There are two ways of solving this; either assume an infinite register set, and then provide register mapping when it's translated for a specific architecture (e.g. LLVM uses an infinite register set in its ISA which is then mapped onto specific registers on the real ISA) or use a stack. One advantage of using a stack is that you don't need to deal with the specific case of spilling the registers when you run out (e.g. you have a function which you'd like to have 10 registers but your ISA only has 5). Stacks are very good at representing infinite entries (modulo the amount of available memory, of course.)
That said, (real) stacks are slower - effectively you're ignoring real registers when you use that.
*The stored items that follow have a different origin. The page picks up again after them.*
__global__ __launch_bounds__(BLD_BLOCK) void keygen_kernel(const u8* __restrict__ text, u64 n, CodeMap map, int b,
                                                           int k0, u64* __restrict__ keys, SortGeom g, int shift0,
                                                           u32 mask0, u32* __restrict__ ghist) {
    __shared__ u16 s_map[256];
    __shared__ u16 s_codes[BLD_TILE + 64 + 16];
    __shared__ u32 s_h[RADIX];
    s_map[threadIdx.x] = map.code[threadIdx.x];
    s_h[threadIdx.x] = 0;
    const u64 ntiles = (n + BLD_TILE - 1) / BLD_TILE;
    const u64 per = (ntiles + gridDim.x - 1) / gridDim.x;
    const u64 t_lo = (u64)blockIdx.x * per;
    const u64 t_hi = (t_lo + per < ntiles) ? t_lo + per : ntiles;
    u32 cur_chunk = chunk_of_tile((u32)((t_lo * BLD_TILE) >> g.tile_shift), g.tpc);
    for (u64 tile = t_lo; tile < t_hi; ++tile) {
        const u64 base = tile * BLD_TILE;
        if (ghist) {
            const u32 c = chunk_of_tile((u32)(base >> g.tile_shift), g.tpc);
            if (c != cur_chunk) { hist_flush(s_h, ghist, cur_chunk); cur_chunk = c; }
        }
        sync_lds();
        {
            uint4 x = make_uint4(0, 0, 0, 0);
            if (base + (u64)threadIdx.x * 16 < n) x = *reinterpret_cast<const uint4*>(text + base + (u64)threadIdx.x * 16);
            const u32 w[4] = {x.x, x.y, x.z, x.w};
#pragma unroll
            for (int k = 0; k < 16; ++k) {
                const u64 p = base + (u64)threadIdx.x * 16 + k;
                const u32 byte = (w[k >> 2] >> ((k & 3) * 8)) & 255u;
                s_codes[threadIdx.x * 16 + k] = (p < n) ? s_map[byte] : (u16)0;
            }
        }
        if (threadIdx.x < 64 + 16) {
            const u64 p = base + BLD_TILE + threadIdx.x;
            s_codes[BLD_TILE + threadIdx.x] = (p < n) ? s_map[text[p]] : (u16)0;
        }
        sync_lds();
#pragma unroll 4
        for (int it = 0; it < BLD_ITEMS; ++it) {
            const u32 l = it * BLD_BLOCK + threadIdx.x;
            const u64 p = base + l;
            if (p < n) {
                u64 key = 0;
                int sh = 64;
                for (int j = 0; j < k0; ++j) {
                    sh -= b;
                    key |= (u64)s_codes[l + j] << sh;
                }
                keys[p] = key;
                if (ghist) atomicAdd(&s_h[(u32)(key >> shift0) & mask0], 1u);
            }
        }
    }
    if (ghist && t_lo < t_hi) hist_flush(s_h, ghist, cur_chunk);
// ... 744 lines not shown
    s_map[threadIdx.x] = map.code[threadIdx.x];
    __syncthreads();
    const u64 stride = (u64)gridDim.x * blockDim.x;
    for (u64 j = (u64)blockIdx.x * blockDim.x + threadIdx.x; j < n; j += stride) {
        const u64 start = sa[j];
        u64 key = 0;
        int sh = 64;
        for (int i = 0; i < k0; ++i) {
            const u64 p = start + i;
            sh -= b;
            const u64 c = (p < n) ? (u64)s_map[text[p]] : 0ull;
            key |= c << sh;
        }
        keys[j] = key;
    }
}

__global__ __launch_bounds__(256) void dir_build_kernel(const u64* __restrict__ keys, u64 n, int dbits, u32* __restrict__ dir,
                                                        const u32* __restrict__ coarse, int cbits) {
    const u64 nb = (1ull << dbits) + 1;
    const u64 stride = (u64)gridDim.x * blockDim.x;
    for (u64 bkt = (u64)blockIdx.x * blockDim.x + threadIdx.x; bkt < nb; bkt += stride) {
        u64 lo = 0, hi = n;
        if (bkt == nb - 1) lo = n;
        else {
            const u64 bound = bkt << (64 - dbits);
            if (coarse) {
                const u64 cb = bkt >> (dbits - cbits);
                lo = coarse[cb];
                hi = coarse[cb + 1];
            }
            while (lo < hi) {
                const u64 mid = (lo + hi) >> 1;
                if (keys[mid] < bound) lo = mid + 1; else hi = mid;
            }
        }
        dir[bkt] = (u32)lo;
    }
}


struct DevBuf {
    void* p = nullptr;
    size_t cap = 0;
    int ensure(size_t bytes) {
        if (bytes <= cap) return 0;
        if (p) (void)hipFree(p);
        p = nullptr; cap = 0;
        SA_HIP_CHECK(hipMalloc(&p, bytes));
        cap = bytes;
        return 0;
    }
    void release() { if (p) (void)hipFree(p); p = nullptr; cap = 0; }
    template <class T> T* as() const { return reinterpret_cast<T*>(p); }
};

inline u32 stream_grid(u64 work_items, u32 per_block) {
    u64 g = (work_items + per_block - 1) / per_block;
    if (g > 256u * 8u) g = 256u * 8u;
    if (g == 0) g = 1;
    return (u32)g;
}

#ifndef SA_FLAGS_GRID
#define SA_FLAGS_GRID 32768
#endif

So typically registers are used for speed, and stacks are used for things that don't fit in the registers.
Anyway - the VM codes use a stack because instructions like push
and pop
only deal with single values, whereas register based instructions typically use bitflags in the opcode encoding to indicate which of the N registers to use. So defining a stack based ISA gives you a fully flexible infinite set of data points, and the interpreter/JIT can then translate those to specific registers on demand - in effect, doing what LLVM does at compile time to run-time optimisations. This allows Java programs running on 64 bit systems automatically able to pick up on the larger register set without needing a recompilation from running on 32 bit - and you get the wider registers set automatically.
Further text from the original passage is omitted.